[linux-lvm] Disk striping option

Patrick Swartz pswartz at digitalrom.com
Wed Nov 8 20:48:30 UTC 2000


Thanks for responding so quickly.  I should add that each JBOD chassis is
attached to it's own ICP card in a Raid 5 + hot spare configuration.  This
system will be used in a heavy fileserver environment doing reads-writes
with large files.
>From LVMs point-of-view would it only see "2" drives (the two h/w raid5's)?
Thanks,
Patrick

-----Original Message-----
From: Andreas Dilger [mailto:adilger at turbolinux.com]
Sent: Wednesday, November 08, 2000 2:28 PM
To: Patrick Swartz
Cc: linux-lvm at msede.com
Subject: Re: [linux-lvm] Disk striping option


Patrick Swartz writes:
> I have a question about the use of the LVM native striping option.  Here
is
> my scenario: I have RH7.0 with an ICP-Vortex Raid controller and 11
Seagate
> 50G hard-drives in a JBOD chassis that is set up as a single VG.  An older
> system has the same configuration without LVM and using RH6.2.
> What I want to do is move all of the data from the older system to the LVM
> system and then add the old 11 drives to the LVM system to in affect
double
> my space available.
>
> Also, do you have any recommendation for a File System to use? This is a
> production system so I am a little leery of 0.0.x software, but I am not
> crazy about ext2 fcsk on 1TB of data either.

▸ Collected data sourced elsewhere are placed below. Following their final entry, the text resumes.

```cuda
SB_HD uint32_t blk_fold_red_odd(uint32_t& x0, uint32_t xf, uint32_t tprev, uint32_t* y, uint32_t q1, uint32_t q3,
                                uint32_t q5, uint32_t q7) {
  uint32_t m;
#if defined(__CUDA_ARCH__)
  asm("{\n\t.reg .u32 t, h;\n\t"
      "add.cc.u32 t, %11, 0xffffffff;\n\t"
      "addc.cc.u32 %0, %0, %10;\n\t"
      "xor.b32 %9, %0, %12;\n\t"
      "add.u32 %9, %9, 1;\n\t"
      "min.u32 h, %9, 1;\n\t"
      "sub.u32 h, %9, h;\n\t"
      "addc.cc.u32 %1, %1, %0;\n\t"
      "addc.cc.u32 %2, %2, h;\n\t"
      "madc.lo.cc.u32 %3, %9, %13, %3;\n\t"
      "madc.hi.cc.u32 %4, %9, %13, %4;\n\t"
      "madc.lo.cc.u32 %5, %9, %14, %5;\n\t"
      "madc.hi.cc.u32 %6, %9, %14, %6;\n\t"
      "madc.lo.cc.u32 %7, %9, %15, %7;\n\t"
      "madc.hi.u32 %8, %9, %15, %8;\n\t}"
      : "+r"(x0), "+r"(y[0]), "+r"(y[1]), "+r"(y[2]), "+r"(y[3]), "+r"(y[4]), "+r"(y[5]), "+r"(y[6]), "+r"(y[7]), "=&r"(m)
      : "r"(xf), "r"(tprev), "r"(q1), "r"(q3), "r"(q5), "r"(q7));
#else
  SB_COUNT(wide, 4);
  uint64_t t = (uint64_t)x0 + xf + (tprev != 0 ? 1u : 0u);
  x0 = (uint32_t)t;
  uint32_t c = (uint32_t)(t >> 32);
  m = 0u - x0;
  SB_COUNT(wide, -1);
  (void)q1;
  c = emu::add_at(y, 8, 0, ((uint64_t)(m - (m != 0 ? 1u : 0u)) << 32) | x0, c);
  c += emu::add_at(y, 8, 2, (uint64_t)m * q3, 0);
  c += emu::add_at(y, 8, 4, (uint64_t)m * q5, 0);
  c += emu::add_at(y, 8, 6, (uint64_t)m * q7, 0);
  (void)c;
#endif
  return m;
}

SB_HD uint32_t add8(uint32_t* r, const uint32_t* a, const uint32_t* b) {
  uint32_t c;
#if defined(__CUDA_ARCH__)
  asm("add.cc.u32 %0, %9, %17;\n\t"
      "addc.cc.u32 %1, %10, %18;\n\t"
      "addc.cc.u32 %2, %11, %19;\n\t"
      "addc.cc.u32 %3, %12, %20;\n\t"
      "addc.cc.u32 %4, %13, %21;\n\t"
      "addc.cc.u32 %5, %14, %22;\n\t"
      "addc.cc.u32 %6, %15, %23;\n\t"
      "addc.cc.u32 %7, %16, %24;\n\t"
      "addc.u32 %8, 0, 0;"
      : "=r"(r[0]), "=r"(r[1]), "=r"(r[2]), "=r"(r[3]), "=r"(r[4]), "=r"(r[5]), "=r"(r[6]), "=r"(r[7]), "=r"(c)
      : "r"(a[0]), "r"(a[1]), "r"(a[2]), "r"(a[3]), "r"(a[4]), "r"(a[5]), "r"(a[6]), "r"(a[7]), "r"(b[0]), "r"(b[1]),
        "r"(b[2]), "r"(b[3]), "r"(b[4]), "r"(b[5]), "r"(b[6]), "r"(b[7]));
#else
  uint64_t t = 0;
  for (int i = 0; i < 8; i++) {
    t += (uint64_t)a[i] + b[i];
    r[i] = (uint32_t)t;
    t >>= 32;
  }
  c = (uint32_t)t;
#endif
  return c;
}

SB_HD void add8c(uint32_t* r, const uint32_t* a, const uint32_t* b, uint32_t t) {
#if defined(__CUDA_ARCH__)
  asm("{\n\t.reg .u32 t;\n\t"
      "add.cc.u32 t, %24, 0xffffffff;\n\t"
      "addc.cc.u32 %0, %8, %16;\n\t"
      "addc.cc.u32 %1, %9, %17;\n\t"
      "addc.cc.u32 %2, %10, %18;\n\t"
      "addc.cc.u32 %3, %11, %19;\n\t"
      "addc.cc.u32 %4, %12, %20;\n\t"
      "addc.cc.u32 %5, %13, %21;\n\t"
      "addc.cc.u32 %6, %14, %22;\n\t"
      "addc.u32 %7, %15, %23;\n\t}"
      : "=r"(r[0]), "=r"(r[1]), "=r"(r[2]), "=r"(r[3]), "=r"(r[4]), "=r"(r[5]), "=r"(r[6]), "=r"(r[7])
      : "r"(a[0]), "r"(a[1]), "r"(a[2]), "r"(a[3]), "r"(a[4]), "r"(a[5]), "r"(a[6]), "r"(a[7]), "r"(b[0]), "r"(b[1]),
        "r"(b[2]), "r"(b[3]), "r"(b[4]), "r"(b[5]), "r"(b[6]), "r"(b[7]), "r"(t));
#else
  uint64_t c = t != 0 ? 1 : 0;
  for (int i = 0; i < 8; i++) {
    c += (uint64_t)a[i] + b[i];
    r[i] = (uint32_t)c;
    c >>= 32;
  }
// ... 164 lines not shown
  return mont_reduce16(T);
#endif
  uint32_t X[8], Y[8], xf = 0, tprev = 0;
#pragma unroll
  for (int i = 0; i < 8; i++) X[i] = Y[i] = 0;
  const uint32_t q1 = SB_FQ_MOD(1), q2 = SB_FQ_MOD(2), q3 = SB_FQ_MOD(3), q4 = SB_FQ_MOD(4), q5 = SB_FQ_MOD(5),
                 q6 = SB_FQ_MOD(6), q7 = SB_FQ_MOD(7);
#pragma unroll
  for (int i = 0; i < 8; i++) {
    uint32_t ai = a.v[i];
    blk_fold_mac_odd(X[0], xf, tprev, Y, ai, b.v[1], b.v[3], b.v[5], b.v[7]);
    blk_mac_even(X, Y[7], ai, b.v[0], b.v[2], b.v[4], b.v[6]);
    tprev = X[0];
#if defined(__CUDA_ARCH__) && SB_FQ_MOD_IMM
    uint32_t m;
    asm("xor.b32 %0, %1, %2;\n\tadd.u32 %0, %0, 1;" : "=r"(m) : "r"(tprev), "r"(q1));
#else
    uint32_t m = (tprev ^ q1) + 1u;
#endif
    blk_red_even_q(X, Y[7], m, q2, q4, q6);
#if SB_Q1_SHORTCUT
    blk_red_odd_q(Y, m, tprev, q3, q5, q7);
#else
    blk_mac_odd(Y, m, q1, q3, q5, q7);
#endif
    xf = X[1];
    uint32_t nx[8], ny[8];
#pragma unroll
    for (int k = 0; k < 8; k++) nx[k] = Y[k];
#pragma unroll
    for (int k = 0; k < 6; k++) ny[k] = X[k + 2];
    ny[6] = 0;
    ny[7] = 0;
#pragma unroll
    for (int k = 0; k < 8; k++) {
      X[k] = nx[k];
      Y[k] = ny[k];
    }
  }
  fq r;
  uint32_t s[8] = {xf, Y[0], Y[1], Y[2], Y[3], Y[4], Y[5], Y[6]};
  add8c(r.v, X, s, tprev);
  cond_sub_p<FqP>(r.v);
  return r;
}

SB_HD fq mont_reduce16(const uint32_t* t) {
  uint32_t X[8], Y[8], xf = 0, tprev = 0;
#pragma unroll
  for (int i = 0; i < 8; i++) {
    X[i] = t[i];
    Y[i] = 0;
  }
  const uint32_t q1 = SB_FQ_MOD(1), q2 = SB_FQ_MOD(2), q3 = SB_FQ_MOD(3), q4 = SB_FQ_MOD(4), q5 = SB_FQ_MOD(5),
                 q6 = SB_FQ_MOD(6), q7 = SB_FQ_MOD(7);
#pragma unroll
  for (int i = 0; i < 8; i++) {
    uint32_t m = blk_fold_red_odd(X[0], xf, tprev, Y, q1, q3, q5, q7);
    tprev = X[0];
    blk_red_even_q(X, Y[7], m, q2, q4, q6);
    xf = X[1];
    uint32_t nx[8], ny[8];
#pragma unroll
    for (int k = 0; k < 8; k++) nx[k] = Y[k];
#pragma unroll
    for (int k = 0; k < 6; k++) ny[k] = X[k + 2];
    ny[6] = 0;
    ny[7] = 0;
#pragma unroll
    for (int k = 0; k < 8; k++) {
      X[k] = nx[k];
      Y[k] = ny[k];
    }
  }
  fq v, r;
  uint32_t s[8] = {xf, Y[0], Y[1], Y[2], Y[3], Y[4], Y[5], Y[6]};
  add8c(v.v, X, s, tprev);
  add8(r.v, v.v, t + 8);
  cond_sub_p<FqP>(r.v);
  return r;
}

SB_HD fq fq_sqr_inl(const fq& x) {
  SB_COUNT(fq_sqr, 1);
  const uint32_t* a = x.v;
  uint32_t E[16], O[16];
#pragma unroll
  for (int i = 0; i < 16; i++) E[i] = O[i] = 0;
  blk_mac4c(O + 0, a[0], a[1], a[3], a[5], a[7]);
  blk_mac3c(E + 2, a[0], a[2], a[4], a[6]);
  blk_mac3c(O + 2, a[1], a[2], a[4], a[6]);
  blk_mac3c(E + 4, a[1], a[3], a[5], a[7]);
  blk_mac3c(O + 4, a[2], a[3], a[5], a[7]);
  blk_mac2c(E + 6, a[2], a[4], a[6]);
  blk_mac2c(O + 6, a[3], a[4], a[6]);
  blk_mac2c(E + 8, a[3], a[5], a[7]);
  blk_mac2c(O + 8, a[4], a[5], a[7]);
  blk_mac1c(E + 10, a[4], a[6]);
  blk_mac1c(O + 10, a[5], a[6]);
  blk_mac1c(E + 12, a[5], a[7]);
  blk_mac1c(O + 12, a[6], a[7]);
  uint32_t S[16], T[16];
  merge_eo16(S, E, O);
  T[0] = S[0] << 1;
#pragma unroll
  for (int i = 1; i < 16; i++) T[i] = (S[i] << 1) | (S[i - 1] >> 31);
  blk_sqr_diag(T, a);
  return mont_reduce16(T);
}

SB_HD void mul_wide16(uint32_t* T, const uint32_t* a, const uint32_t* b) {
  uint32_t E[18], O[18];
#pragma unroll
  for (int i = 0; i < 18; i++) E[i] = O[i] = 0;
#pragma unroll
  for (int i = 0; i < 8; i++) {
    if ((i & 1) == 0) {
      blk_mac4c(E + i, a[i], b[0], b[2], b[4], b[6]);
      blk_mac4c(O + i, a[i], b[1], b[3], b[5], b[7]);
    } else {
      blk_mac4c(O + i - 1, a[i], b[0], b[2], b[4], b[6]);
      blk_mac4c(E + i + 1, a[i], b[1], b[3], b[5], b[7]);
    }
  }
  merge_eo16(T, E, O);
}

SB_HD void acc17(uint32_t* S, const uint32_t* T) {
#if defined(__CUDA_ARCH__)
  asm("add.cc.u32 %0, %0, %17;\n\t"
      "addc.cc.u32 %1, %1, %18;\n\t"
      "addc.cc.u32 %2, %2, %19;\n\t"
      "addc.cc.u32 %3, %3, %20;\n\t"
      "addc.cc.u32 %4, %4, %21;\n\t"
      "addc.cc.u32 %5, %5, %22;\n\t"
      "addc.cc.u32 %6, %6, %23;\n\t"
      "addc.cc.u32 %7, %7, %24;\n\t"
      "addc.cc.u32 %8, %8, %25;\n\t"
      "addc.cc.u32 %9, %9, %26;\n\t"
      "addc.cc.u32 %10, %10, %27;\n\t"
      "addc.cc.u32 %11, %11, %28;\n\t"
      "addc.cc.u32 %12, %12, %29;\n\t"
      "addc.cc.u32 %13, %13, %30;\n\t"
      "addc.cc.u32 %14, %14, %31;\n\t"
      "addc.cc.u32 %15, %15, %32;\n\t"
      "addc.u32 %16, %16, 0;"
      : "+r"(S[0]), "+r"(S[1]), "+r"(S[2]), "+r"(S[3]), "+r"(S[4]), "+r"(S[5]), "+r"(S[6]), "+r"(S[7]), "+r"(S[8]),
        "+r"(S[9]), "+r"(S[10]), "+r"(S[11]), "+r"(S[12]), "+r"(S[13]), "+r"(S[14]), "+r"(S[15]), "+r"(S[16])
      : "r"(T[0]), "r"(T[1]), "r"(T[2]), "r"(T[3]), "r"(T[4]), "r"(T[5]), "r"(T[6]), "r"(T[7]), "r"(T[8]), "r"(T[9]),
        "r"(T[10]), "r"(T[11]), "r"(T[12]), "r"(T[13]), "r"(T[14]), "r"(T[15]));
#else
  uint64_t c = 0;
  for (int i = 0; i < 16; i++) {
    c += (uint64_t)S[i] + T[i];
    S[i] = (uint32_t)c;
    c >>= 32;
  }
  S[16] += (uint32_t)c;
#endif
}

SB_HD fq mont_reduce17(const uint32_t* S) {
  uint32_t X[8], Y[8], xf = 0, tprev = 0;
#pragma unroll
  for (int i = 0; i < 8; i++) {
    X[i] = S[i];
    Y[i] = 0;
  }
  const uint32_t q1 = SB_FQ_MOD(1), q2 = SB_FQ_MOD(2), q3 = SB_FQ_MOD(3), q4 = SB_FQ_MOD(4), q5 = SB_FQ_MOD(5),
                 q6 = SB_FQ_MOD(6), q7 = SB_FQ_MOD(7);
#pragma unroll
  for (int i = 0; i < 8; i++) {
    uint32_t m = blk_fold_red_odd(X[0], xf, tprev, Y, q1, q3, q5, q7);
    tprev = X[0];
    blk_red_even_q(X, Y[7], m, q2, q4, q6);
    xf = X[1];
    uint32_t nx[8], ny[8];
#pragma unroll
    for (int k = 0; k < 8; k++) nx[k] = Y[k];
#pragma unroll
    for (int k = 0; k < 6; k++) ny[k] = X[k + 2];
    ny[6] = 0;
    ny[7] = 0;
#pragma unroll
    for (int k = 0; k < 8; k++) {
      X[k] = nx[k];
      Y[k] = ny[k];
    }
  }
  fq v, r;
  uint32_t s[8] = {xf, Y[0], Y[1], Y[2], Y[3], Y[4], Y[5], Y[6]};
  add8c(v.v, X, s, tprev);
  uint32_t top = S[16] + add8(r.v, v.v, S + 8);
  uint32_t t[8], q2x[8];
#pragma unroll
  for (int i = 0; i < 8; i++) q2x[i] = (FqP::p(i) << 1) | (i ? FqP::p(i - 1) >> 31 : 0u);
  uint32_t borrow = sub8(t, r.v, q2x);
  bool ge = (top != 0) | (borrow == 0);
#pragma unroll
  for (int i = 0; i < 8; i++) r.v[i] = ge ? t[i] : r.v[i];
  cond_sub_p<FqP>(r.v);
  return r;
}

SB_HD void merge_eo17(uint32_t* S, const uint32_t* E, const uint32_t* O) {
  S[0] = E[0];
#if defined(__CUDA_ARCH__)
  asm("add.cc.u32 %0, %16, %32;\n\t"
      "addc.cc.u32 %1, %17, %33;\n\t"
      "addc.cc.u32 %2, %18, %34;\n\t"
      "addc.cc.u32 %3, %19, %35;\n\t"
      "addc.cc.u32 %4, %20, %36;\n\t"
      "addc.cc.u32 %5, %21, %37;\n\t"
      "addc.cc.u32 %6, %22, %38;\n\t"
      "addc.cc.u32 %7, %23, %39;\n\t"
      "addc.cc.u32 %8, %24, %40;\n\t"
      "addc.cc.u32 %9, %25, %41;\n\t"
      "addc.cc.u32 %10, %26, %42;\n\t"
      "addc.cc.u32 %11, %27, %43;\n\t"
      "addc.cc.u32 %12, %28, %44;\n\t"
      "addc.cc.u32 %13, %29, %45;\n\t"
      "addc.cc.u32 %14, %30, %46;\n\t"
      "addc.u32 %15, %31, %47;"
      : "=r"(S[1]), "=r"(S[2]), "=r"(S[3]), "=r"(S[4]), "=r"(S[5]), "=r"(S[6]), "=r"(S[7]), "=r"(S[8]), "=r"(S[9]), "=r"(S[10]),
        "=r"(S[11]), "=r"(S[12]), "=r"(S[13]), "=r"(S[14]), "=r"(S[15]), "=r"(S[16])
      : "r"(E[1]), "r"(E[2]), "r"(E[3]), "r"(E[4]), "r"(E[5]), "r"(E[6]), "r"(E[7]), "r"(E[8]), "r"(E[9]), "r"(E[10]), "r"(E[11]),
// ... 223 lines not shown
```

Measured before the change: 28.79 million.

If this is a production system, I would be very leery of using 11 disks
striped together into a single filesystem.  I'd be even more leery of
having 22 disks in this configuration.  First of all, you can't get
close to 11x the bandwidth of a single disk, and secondly you will
kill your I/O rate because each of the 11 disks will have to be involved
in every I/O rather than allowing them to each handle separate I/Os.

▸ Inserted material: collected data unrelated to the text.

extern "C" int sehip_cbn_bwd_reduce_fin(const void* dz, const void* dz2, const void* y, const float* coef, const float* Wrr,
                                        const float* Wri, const float* Wii, const float* slope, long rows, int Cr, int F, int Tst,
                                        int tfirst, float* rep, int nrep, unsigned* ticket, float* gWrr, float* gWri, float* gWii,
                                        float* gBr, float* gBi, float* gslope, float* bcoef, void* stream) {
    SEHIP_REQUIRE(nrep >= 1 && nrep <= 64 && rep && ticket && bcoef, "cbn_bwd_reduce_fin: %d rows of sums (1..64), rows / ticket / bcoef", nrep);
    SEHIP_REQUIRE(!sehip_deterministic(), "cbn_bwd_reduce_fin: not part of the deterministic schedule (fp32 atomics): use "
// ... 15 lines not shown
extern "C" int sehip_cbn_bwd_finalize_n(const float* part, int nblk, const float* coef, const float* Wrr, const float* Wri,
                                        const float* Wii, long rows, int Cr, float* gWrr, float* gWri, float* gWii, float* gBr,
                                        float* gBi, float* gslope, float* bcoef, void* stream) {
    if (int e = check_cbn("cbn_bwd_finalize_n", rows, Cr)) return e;
    SEHIP_REQUIRE(nblk >= 1 && nblk <= 1024, "cbn_bwd_finalize_n: %d rows of sums (1..1024)", nblk);
    if (nblk <= CBN_MAX_BLOCKS)
        cbn_bwd_finalize_kernel<CBN_MAX_BLOCKS><<<Cr + 1, 64, 0, (hipStream_t)stream>>>(part, nblk, coef, Wrr, Wri, Wii, rows, Cr, gWrr, gWri,
                                                                                    gWii, gBr, gBi, gslope, bcoef);
    else
        cbn_bwd_finalize_kernel<1024><<<Cr + 1, 64, 0, (hipStream_t)stream>>>(part, nblk, coef, Wrr, Wri, Wii, rows, Cr, gWrr, gWri, gWii, gBr,
                                                                          gBi, gslope, bcoef);
    SEHIP_CHECK_LAUNCH("cbn_bwd_finalize_n");
    return 0;
}

extern "C" int sehip_cbn_bwd_apply(const void* dz, const void* dz2, const void* y, const float* coef, const float* bcoef,
                                   const float* slope, long rows, int Cr, int F, int Tst, int tfirst, void* dy, void* stream) {
    if (int e = check_cbn("cbn_bwd_apply", rows, Cr)) return e;
    SEHIP_REQUIRE(rows < (1L << 31), "cbn_bwd_apply: %ld rows exceed the 32-bit frame arithmetic", rows);
#define CBN_BAPP(U, CH, H2) cbn_bwd_apply_kernel<U, CH, H2><<<apply_blocks(rows, Cr, true), 256, 0, (hipStream_t)stream>>>( \
        (const bf16_raw*)dz, (const bf16_raw*)dz2, (const bf16_raw*)y, coef, bcoef, slope, rows, Cr, F, Tst, tfirst, (bf16_raw*)dy)
#define CBN_BAPP2(U, CH) do { if (dz2) CBN_BAPP(U, CH, true); else CBN_BAPP(U, CH, false); } while (0)
    switch (unroll_rows_bwd() * 16 + cbn_ch(Cr)) {
        case 1 * 16 + 8: CBN_BAPP2(1, 8); break;
        case 2 * 16 + 8: CBN_BAPP2(2, 8); break;
        case 4 * 16 + 8: CBN_BAPP2(4, 8); break;
        case 1 * 16 + 4: CBN_BAPP2(1, 4); break;
        case 4 * 16 + 4: CBN_BAPP2(4, 4); break;
        default: CBN_BAPP2(2, 4); break;
    }
#undef CBN_BAPP2
#undef CBN_BAPP
    SEHIP_CHECK_LAUNCH("cbn_bwd_apply");
    return 0;
}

Also, you run a huge risk of trashing all of your data if a single disk
fails, whereas with the normal concatenated configuration you at least
have some chance to get the data back.

RedHat is running a Beta program with ext3-0.0.3b, and I've been using
it on my systems for several months without problems.  Despite the
version number, it is very robust and is only lacking metadata-only
journalling (added in 0.0.5 but it came with a few bugs).

Of course, your choice of filesystem also depends on what you are using
this server for.

Cheers, Andreas
--
Andreas Dilger  \ "If a man ate a pound of pasta and a pound of antipasto,
                 \  would they cancel out, leaving him still hungry?"